* **Instructions for the task**: The lines to copy are those in the records below that hold the word "sbase".

* **Dataset items**:
@@ -772,6 +778,8 @@
 #endif
 constexpr uint32_t kStSub = GNS_ST_SUB;
 static_assert(kChunk % kStSub == 0, "whole sub-passes per K1 block");
+constexpr uint32_t kStMaskW = kChunk / 64;
+static_assert(kStSub <= kColdNone && kChunk <= kColdNone, "16-bit packet offsets, kColdNone = none");
 
 constexpr int kStThreads = 1024;
 template <int BINS, bool PK>
@@ -785,6 +793,10 @@
     uint32_t goff[8][BINS];
     uint32_t wsum[BINS / 64];
     uint32_t dummy[kStThreads];
+    uint64_t cmask[kStMaskW];
+    uint32_t cpre[kStMaskW];
+    uint32_t cws[kStMaskW / 64];
+    uint16_t clist[kStSub];
 };
 
 template <int BINS, bool PK>
@@ -800,41 +812,77 @@
 #ifdef GNS_K3_PROF
     uint64_t k3t[5] = {0, 0, 0, 0, 0}, k3prev = __builtin_amdgcn_s_memtime();
 #endif
-    const uint32_t tid = threadIdx.x, lane = tid & 63u, wave = tid >> 6;
+    const uint32_t tid = threadIdx.x, lane = tid & 63u;
+    const uint32_t wave = __builtin_amdgcn_readfirstlane(tid >> 6);
     const uint32_t d = a.g.d, nt = a.g.ntiles;
     const uint32_t blk = xcd_block(blockIdx.x, gridDim.x);
     const uint32_t tmask = (1u << a.g.bin_bits) - 1u;
     const uint64_t beg = (uint64_t)blk * kChunk;
     const uint64_t end = min(a.n, beg + kChunk);
+    static_assert(kStMaskW <= kStThreads && kStMaskW % 64 == 0, "whole waves scan the mask words");
+    {
+        uint32_t pc = 0, incl = 0;
+        if (tid < kStMaskW) {
+            const uint32_t nw = (uint32_t)((end - beg + 63) >> 6);
+            const uint64_t m = tid < nw ? a.cold[(beg >> 6) + tid] : 0ull;
+            L.cmask[tid] = m;
+            pc = (uint32_t)__popcll(m);
+            incl = wave_incl_scan(pc);
+            if (lane == 63) L.cws[wave] = incl;
+        }
+        __syncthreads();
+        if (tid < kStMaskW) {
+            uint32_t base = 0;
+#pragma unroll
+            for (uint32_t w = 0; w < kStMaskW / 64; w++) base += w < wave ? L.cws[w] : 0u;
+            L.cpre[tid] = base + incl - pc;
+        }
+    }
+    uint32_t ncold = 0;
+#pragma unroll
+    for (uint32_t w = 0; w < kStMaskW / 64; w++) ncold += L.cws[w];
+    const uint32_t nsub = (ncold + kStSub - 1) / kStSub;
+    auto expand = [&](uint32_t k) {
+        cold_expand_lane(L.cmask, L.cpre, wave * (kStMaskW / kStWaves), (wave + 1) * (kStMaskW / kStWaves), lane,
+                         k * kStSub, kStSub, L.clist);
+    };
+    static_assert(kStMaskW % kStWaves == 0, "whole mask words per wave");
+    uint32_t ids[kStItems], szs[kStItems], cds[kStItems];
+    uint32_t ncd[kStItems], nids[kStItems], nszs[kStItems];
+    const uint32_t *kbase = a.keyid + beg, *sbase = a.sizes + beg;
+    auto load_step = [&](uint32_t k, uint32_t r, uint32_t (&c)[kStItems], uint32_t (&di)[kStItems],
+                         uint32_t (&ds)[kStItems]) {
+        const uint32_t *cbase = a.idx + ((uint64_t)r * a.n + beg);
+#pragma unroll
+        for (int j = 0; j < kStItems; j++) {
+            const uint32_t rk = wave * (kStSub / kStWaves) + (uint32_t)j * 64u + lane;
+            const bool has = k * kStSub + rk < ncold;
+            const uint32_t o = has ? (uint32_t)L.clist[rk] : 0u;
+            c[j] = cbase[o];
+            if (r == 0) {
+                di[j] = has ? kbase[o] : GNS_ID_NONE;
+                ds[j] = sbase[o];
+            }
+        }
+    };
+    __syncthreads();
+    if (nsub) {
+        expand(0);
+        __syncthreads();
+        load_step(0, 0, cds, ids, szs);
+    }
     for (uint32_t i = tid; i < d * kStBins; i += kStThreads) {
         const uint32_t r = i / kStBins, t = i % kStBins;
         L.goff[r][t] = t < nt ? a.offsets[(uint64_t)blk * a.g.nbins_all + r * nt + t] : 0u;
     }
     for (uint32_t i = tid; i < 2 * kStWaves * kCw; i += kStThreads) (&L.cnt[0][0][0])[i] = 0;
-    auto pkt = [&](uint64_t sp, int j) { return sp + (uint64_t)wave * (kStSub / kStWaves) + (uint64_t)j * 64 + lane; };
-    uint32_t ids[kStItems], szs[kStItems], cds[kStItems];
-    uint32_t ncd[kStItems], nids[kStItems], nszs[kStItems];
-    auto load_ids = [&](uint64_t sp, uint32_t (&di)[kStItems], uint32_t (&ds)[kStItems]) {
-#pragma unroll
-        for (int j = 0; j < kStItems; j++) {
-            const uint64_t p = pkt(sp, j);
-            const uint64_t pc = p < end ? p : end - 1;
-            di[j] = p < end ? a.keyid[pc] : GNS_ID_NONE;
-            ds[j] = a.sizes[pc];
-        }
-    };
-    auto load_codes = [&](uint64_t sp, uint32_t r, uint32_t (&c)[kStItems]) {
-#pragma unroll
-        for (int j = 0; j < kStItems; j++) {
-            const uint64_t p = pkt(sp, j);
-            c[j] = a.idx[(uint64_t)r * a.n + (p < end ? p : end - 1)];
-        }
-    };
-    load_ids(beg, ids, szs);
-    load_codes(beg, 0, cds);
+    if (d == 1 && nsub > 1) {
+        __syncthreads();
+        expand(1);
+    }
     uint32_t par = 0;
     __syncthreads();
-    for (uint64_t sp = beg; sp < end; sp += kStSub) {
+    for (uint32_t k = 0; k < nsub; k++) {
         for (uint32_t r = 0; r < d; r++) {
             uint32_t (&cnt)[kStWaves][kCw] = L.cnt[par];
             K3_MARK(4);
@@ -880,11 +928,9 @@
                 for (int j = 0; j < kStItems; j++) tb[j] |= rks[j];
             }
             const uint32_t r1 = r + 1 < d ? r + 1 : 0u;
-            const uint64_t sp1 = r + 1 < d ? sp : sp + kStSub;
-            if (sp1 < end) {
-                load_codes(sp1, r1, ncd);
-                if (r1 == 0) load_ids(sp1, nids, nszs);
-            }
+            const uint32_t k1 = r1 ? k : k + 1;
+            const bool more = k1 < nsub;
+            if (more) load_step(k1, r1, ncd, nids, nszs);
             __syncthreads();
             K3_MARK(0);
             uint32_t total = 0, incl = 0;
@@ -934,6 +980,7 @@
             }
             __syncthreads();
             K3_MARK(1);
+            if (more && r1 + 1 == d && k1 + 1 < nsub) expand(k1 + 1);
 #pragma unroll
             for (int j = 0; j < kStItems; j++) {
                 const uint32_t t = tb[j] >> 16;
@@ -946,7 +993,7 @@
             }
             __syncthreads();
             K3_MARK(2);
-            if (sp1 < end) {
+            if (more) {
 #pragma unroll
                 for (int j = 0; j < kStItems; j++) cds[j] = ncd[j];
                 if (r1 == 0) {
@@ -967,7 +1014,12 @@
         }
     }
 #ifdef GNS_K3_PROF
-    if (threadIdx.x == 0) for (int i = 0; i < 5; i++) atomicAdd(&a.stats[kStatsProf + i], (unsigned long long)k3t[i]);
+    if (threadIdx.x == 0) {
+        for (int i = 0; i < 5; i++) atomicAdd(&a.stats[kStatsProf + i], (unsigned long long)k3t[i]);
+        atomicAdd(&a.stats[kStatsProf + 5], (unsigned long long)ncold);
+        atomicMax(&a.stats[kStatsProf + 6], (unsigned long long)ncold);
+        if (nsub > 1) atomicAdd(&a.stats[kStatsProf + 7], 1ull);
+    }
 #endif
 }
 
@@ -2393,6 +2445,7 @@
     uint64_t bmax = 0;
     uint32_t nblk_max = 0;
     uint32_t *keyid = nullptr, *idx = nullptr;
+    uint64_t *cold = nullptr;
     uint64_t *pend[2] = {nullptr, nullptr};
     uint32_t *pcnt[2] = {nullptr, nullptr};
     uint32_t *ptotal = nullptr;
@@ -2448,7 +2501,7 @@
 
 int cm_free_all(gns_cm *cm) {
     dfree(cm->C); dfree(cm->S); dfree(cm->Fc); dfree(cm->Fs); cm->rd.free_all();
-    dfree(cm->keyid); dfree(cm->idx);
+    dfree(cm->keyid); dfree(cm->idx); dfree(cm->cold);
     dfree(cm->pend[0]); dfree(cm->pend[1]); dfree(cm->pcnt[0]); dfree(cm->pcnt[1]);
     dfree(cm->ptotal); dfree(cm->hist); dfree(cm->part); dfree(cm->total); dfree(cm->order);
     dfree(cm->entries); dfree(cm->rec_sizes); dfree(cm->ovf); dfree(cm->ovf_cnt); dfree(cm->stats);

* **Result for this exercise**:
+    const uint32_t *kbase = a.keyid + beg, *sbase = a.sizes + beg;
+                ds[j] = sbase[o];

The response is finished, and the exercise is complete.